These are some notes on the steps involved in making distributions from a CVS hierarchy.

Making a wxMSW distribution

The distribution scripts are in the distrib/msw directory. Currently the distribution needs 4DOS or 4NT, which is a commercial replacement shell available for 30-day free trial. In future the distribution will be changed to use MinGW/MSYS and bash scripts.

Requirements

  1. A wxWidgets hierarchy from CVS.
  2. A copy of Tex2RTF in your path.
  3. 32-bit zip and unzip utilities.
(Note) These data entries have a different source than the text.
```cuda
extern "C" int strk_batch_run(strk_ctx *ctx, strk_batch *b, int max_iters, int local_search_range, int step_size,
                              int kernel, void *stream) {
    if (!ctx || !b) return set_err(STRK_ERR_ARG, "strk_batch_run: null argument");
    if (max_iters < 0 || local_search_range < 0 || step_size < 0 || local_search_range > 1000 || step_size > 1000)
        return set_err(STRK_ERR_ARG, "strk_batch_run: bad search parameters");
    CU(cudaSetDevice(ctx->device));
    cudaStream_t st = stream ? (cudaStream_t)stream : ctx->stream;
    for (int k = 0; k < 8; ++k) ctx->stats[k] = 0;
    if (b->n_reads == 0) {
        return STRK_OK;
    }
    CU(cudaMemsetAsync(ctx->d_acc, 0, 4 * sizeof(double), st));

    int wd = local_search_range + step_size + 2;
    if (wd < 6) wd = 6;
    if (const char *env = getenv("STRK_WD")) {
        int v = atoi(env);
        if (v >= 1 && v <= 64) wd = v;
    }
    static const bool trace = getenv("STRK_RUN_TRACE") != nullptr;
    int ws = b->wide_short;
    if (const char *env = getenv("STRK_WIDE_SHORT")) ws = atoi(env) != 0;
    const int wd_cap = (STRK_MAX_WINDOW - 1) / 2 - 2;
    std::vector<int> h_read_ids, h_locus_ids;
    std::vector<long long> h_slot_begin;
    std::vector<unsigned char> h_bin;
    float ms_dp = 0.f, ms_replay = 0.f;
    double acc[2] = {0, 0};

    if (b->hint.reserve(2 * (size_t)(b->n_loci ? b->n_loci : 1)) != cudaSuccess) {
        cudaGetLastError();
        return set_err(STRK_ERR_NOMEM, "cannot allocate the window hints");
    }
    CU(cudaMemsetAsync(b->hint.p, 0, 2 * (size_t)b->n_loci * sizeof(double), st));

    for (int pass = 0;; ++pass) {
        if (wd > wd_cap) wd = wd_cap;
        const int threads = 256;
        const long long n_slots = pass ? (long long)h_read_ids.size() : b->n_reads;
        const long long n_list = pass ? (long long)h_locus_ids.size() : b->n_loci;
        const int *d_read_ids = pass ? ctx->list_a.p : nullptr, *d_locus_ids = pass ? ctx->list_b.p : nullptr;
        const long long *d_slot_begin = pass ? ctx->list_c.p : nullptr;
        const double *d_hint = pass ? b->hint.p : nullptr;
        int W = 2 * strk_read_wd(wd, 1, ws) + 1;
// ... 340 lines not shown
                     int b_len, int rowlen, int vcf_anchor_size) {
    RefBufs &d = ctx->ref;
    cudaStream_t st = ctx->stream;
    const int T = 128, WD_MAX = (STRK_MAX_WINDOW - 1) / 2;
    ref_plan1_kernel<<<(unsigned)((n + T - 1) / T), T, 0, st>>>(ids, n, d.seq_off.p, d.lens.p, d.start.p, d.wd.p, d.motif_off.p,
                                                               d.motif_len.p, 2 * wd + 1, ctx->fams.p, d_n);
    CU(cudaGetLastError());
    int rc = launch_general(ctx, true, ctx->fams.p, nullptr, n, d.arena.p, ctx->table64.p, b_len, rowlen, st, d_n);
    if (rc) return rc;
    ref_replay1_kernel<<<(unsigned)((n + T - 1) / T), T, 0, st>>>(ids, n, ctx->table64.p, ctx->fams.p, d.start.p, d.rc.p,
                                                                 d.ref_size.p, vcf_anchor_size, WD_MAX, d.wd.p, d.l_off.p,
                                                                 d.r_off.p, d.n_off.p, again, cnt, d_n);
    CU(cudaGetLastError());
    return STRK_OK;
}

static int ref_search_error(const unsigned int *cnt, const int32_t *rc_params) {
    if (cnt[2])
        return set_err(STRK_ERR_SEARCH, "strk_ref_counts: locus %lld left the widest window", (long long)(0x7fffffffu - cnt[2]));
    if (cnt[1]) {
        const long long l = (long long)(0x7fffffffu - cnt[1]);
        return set_err(STRK_ERR_SEARCH, "strk_ref_counts: locus %lld scored no size (max_iters = %d)", l, rc_params[3 * l]);
    }
    return STRK_OK;
}

extern "C" int strk_ref_counts(strk_ctx *ctx, const uint8_t *arena, uint64_t arena_bytes, const uint64_t *seq_off,
                               const int32_t *lens, const int32_t *start_count, const int32_t *ref_size,
                               const int32_t *rc_params, int64_t n_loci, const uint64_t *motif_off,
                               const int32_t *motif_len, int vcf_anchor_size, int respect_coords, int32_t *out) {
    if (!ctx || !arena || !seq_off || !lens || !start_count || !ref_size || !rc_params || !motif_off || !motif_len || !out)
        return set_err(STRK_ERR_ARG, "strk_ref_counts: null argument");
    if (n_loci <= 0 || n_loci > 0x7ffffff0LL) return set_err(STRK_ERR_ARG, "strk_ref_counts: bad locus count");
    auto now = [] { return std::chrono::duration<double, std::milli>(std::chrono::steady_clock::now().time_since_epoch()).count(); };
    const double t_begin = now();
    cudaStream_t st = ctx->stream;
    int rc = ref_setup(ctx, st, arena, arena_bytes, seq_off, lens, start_count, ref_size, rc_params, n_loci, motif_off,
                       motif_len);
    if (rc) return rc;
    RefBufs &d = ctx->ref;
    const size_t n = (size_t)n_loci;
    const bool phase1 = !respect_coords;
    const int CAP2 = 4096, WD_MAX = (STRK_MAX_WINDOW - 1) / 2, T = 128;
    const int wd1 = *std::max_element(d.h_wd.begin(), d.h_wd.end()), stride_w = 2 * wd1 + 1;
    const int wd1b = std::min(WD_MAX, 4 * wd1), stride_w2 = 2 * wd1b + 1;

    GenExtent ext = {};
    int wd2_max = 0;
    double cells1 = 0.0;
    ClassLists &lists = d.classes;
    lists.clear();
    size_t n_tiers = 0;
    for (int64_t l = 0; l < n_loci; ++l) {
        const int fl = lens[3 * l], tr = lens[3 * l + 1], fr = lens[3 * l + 2], m = motif_len[l];
        const int n1 = fl + tr + fr;
        ext.add(fl, fr, n1, m, start_count[l] + (fl + fr) / m + 1);
        if (phase1) {
            lists.add(pk_class(ctx, STRK_KERNEL_AUTO, 1, stride_w, fl, tr, fr, m), (int)l, m, fl, fr, stride_w);
            cells1 += (double)n1 * ((double)fl + fr + 2.0 * m * ((double)start_count[l] + d.h_wd[(size_t)l]));
        }
        const int32_t *p = rc_params + 3 * l;
        size_t t = 0;
        while (t < n_tiers && !std::equal(p, p + 3, d.tiers[t].rc)) ++t;
        if (t == n_tiers) {
            if (n_tiers == d.tiers.size()) d.tiers.emplace_back();
            RefTier &nt = d.tiers[n_tiers++];
// ... 243 lines not shown
```

strkit_b200/engine.py:

```python
from __future__ import annotations

import collections
import ctypes as C
import os
import threading
from concurrent.futures import ThreadPoolExecutor
from typing import Iterable, Iterator

import numpy as np

from . import _native
from ._native import check, lib
from .align_matrix import dna_matrix, indel_penalty
from .batcher import ReadBatch
from .repeat_count_params import RepeatCountParams

__all__ = ["Engine", "DeviceBatch", "default_engine", "MODE_SG", "MODE_SG_QE", "KERNEL_AUTO", "KERNEL_GENERAL"]

MODE_SG = 15
MODE_SG_QE = 2
KERNEL_AUTO = 0
KERNEL_GENERAL = 1
STAT_NAMES = ("executed_cells", "reference_cells", "kernel_launches", "dp_ms", "replay_ms", "widening_passes",
              "reads_packed_kernel", "reads_general_kernel")
# ... 156 lines not shown
    def score_tables(self, batch: ReadBatch, n_lo: np.ndarray, n_hi: np.ndarray, kernel: int = KERNEL_AUTO):
        batch.validate()
        _ascii_only(batch)
        n_lo = np.ascontiguousarray(n_lo, dtype=np.int32)
        n_hi = np.ascontiguousarray(n_hi, dtype=np.int32)
        width = (n_hi.astype(np.int64) - n_lo + 1)
        out_off = np.zeros(batch.n_reads, dtype=np.uint64)
        out_off[1:] = np.cumsum(width)[:-1]
        scores = np.empty(int(width.sum()), dtype=np.int32)
        motif_idx = np.repeat(np.arange(batch.n_loci, dtype=np.int32), np.diff(batch.read_begin)).astype(np.int32)
        check(lib.strk_score_tables(self._ctx, _p(batch.arena), batch.arena.nbytes, _p(batch.seq_off), _p(batch.lens),
                                    _p(motif_idx), _p(n_lo), _p(n_hi), batch.n_reads, _p(batch.motif_off),
                                    _p(batch.motif_len), batch.n_loci, _p(out_off), kernel, _p(scores)))
        return scores, out_off

    def ref_boundary_tables(self, batch: ReadBatch, n_lo: np.ndarray, n_hi: np.ndarray, kernel: int = KERNEL_AUTO):
        batch.validate()
        _ascii_only(batch)
        if batch.n_reads != batch.n_loci:
            raise ValueError("reference batches hold exactly one sequence per locus")
        n_lo = np.ascontiguousarray(n_lo, dtype=np.int32)
        n_hi = np.ascontiguousarray(n_hi, dtype=np.int32)
        width = (n_hi.astype(np.int64) - n_lo + 1)
        out_off = np.zeros(batch.n_loci, dtype=np.uint64)
        out_off[1:] = np.cumsum(width)[:-1]
        out = np.empty((int(width.sum()), 4), dtype=np.int32)
        check(lib.strk_ref_boundary_tables(self._ctx, _p(batch.arena), batch.arena.nbytes, _p(batch.seq_off),
                                           _p(batch.lens), _p(n_lo), _p(n_hi), batch.n_loci, _p(batch.motif_off),
                                           _p(batch.motif_len), _p(out_off), kernel, _p(out)))
        return out, out_off

    def ref_counts(self, batch: ReadBatch, start_count, ref_size, rc_params, vcf_anchor_size: int,
                   respect_coords: bool = False, out: np.ndarray | None = None) -> np.ndarray:
        batch.validate()
        _ascii_only(batch)
        start_count = np.ascontiguousarray(start_count, dtype=np.int32)
        ref_size = np.ascontiguousarray(ref_size, dtype=np.int32)
        rc = np.ascontiguousarray(rc_params, dtype=np.int32).reshape(batch.n_loci, 3)
        if out is None:
            out = np.empty((batch.n_loci, 8), dtype=np.int32)
        check(lib.strk_ref_counts(self._ctx, _p(batch.arena), batch.arena.nbytes, _p(batch.seq_off), _p(batch.lens),
                                  _p(start_count), _p(ref_size), _p(rc), batch.n_loci, _p(batch.motif_off),
                                  _p(batch.motif_len), vcf_anchor_size, int(respect_coords), _p(out)))
        return out

    def ref_counts_async(self, batch: ReadBatch, start_count, ref_size, rc_params, vcf_anchor_size: int,
                         respect_coords: bool = False, out_buf: np.ndarray | None = None):
        if getattr(self, "_ref_engs", None) is None:
            d, ef, tf, mat, go, ge = self._init_args
            self._ref_engs = [Engine(d, ef, tf, mat, go, ge)]
            self._aux_pool = ThreadPoolExecutor(max_workers=1, thread_name_prefix="strk-ref")
        ref_eng = self._ref_engs[0]

        def job():
            with ref_eng.lock:
                out = ref_eng.ref_counts(batch, start_count, ref_size, rc_params, vcf_anchor_size, respect_coords, out=out_buf)
                st = ref_eng.stats()
                ref_eng.launches += int(st["kernel_launches"])
            return out, st

        return self._aux_pool.submit(job)

    def measure_int_peak(self) -> dict[str, float]:
        s = np.zeros(3, dtype=np.float64)
        check(lib.strk_measure_int_peak(self._ctx, _p(s)))
        return {"alu_pipe": float(s[0]), "fma_pipe": float(s[1]), "dual_pipe": float(s[2])}

    def stats(self) -> dict[str, float]:
        s = np.zeros(8, dtype=np.float64)
        check(lib.strk_get_stats(self._ctx, _p(s)))
        return dict(zip(STAT_NAMES, s.tolist()))
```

I use zip 2.0.1 by Mark Adler and others, and unzip 5.12 by Info-ZIP. I call them zip32 and unzip32 in the scripts.
  4. Adobe Acrobat to generate the PDF documentation.
  5. 4DOS (Windows 9x) or 4NT (W2K and above).
  6. Several Windows compilers to test out the distribution (see below). VC++ 6 is assumed, for running some of the scripts, e.g. the makefile for running Tex2RTF.
  7. To make the setup.exe version of the distribution, a copy of Inno Setup.
  8. The UPX compression utility, to shrink the sample executables.
  9. A lot of disk space.

Steps

  1. Regenerate makefiles from the tmake templates, if necessary. Most makefiles have a target to do this using the makefile name, or else 'self'.

  2. Check that distrib/msw/setup.h is a copy of setup0.h and has the standard options set for distribution (for example, memory debug options set to zero).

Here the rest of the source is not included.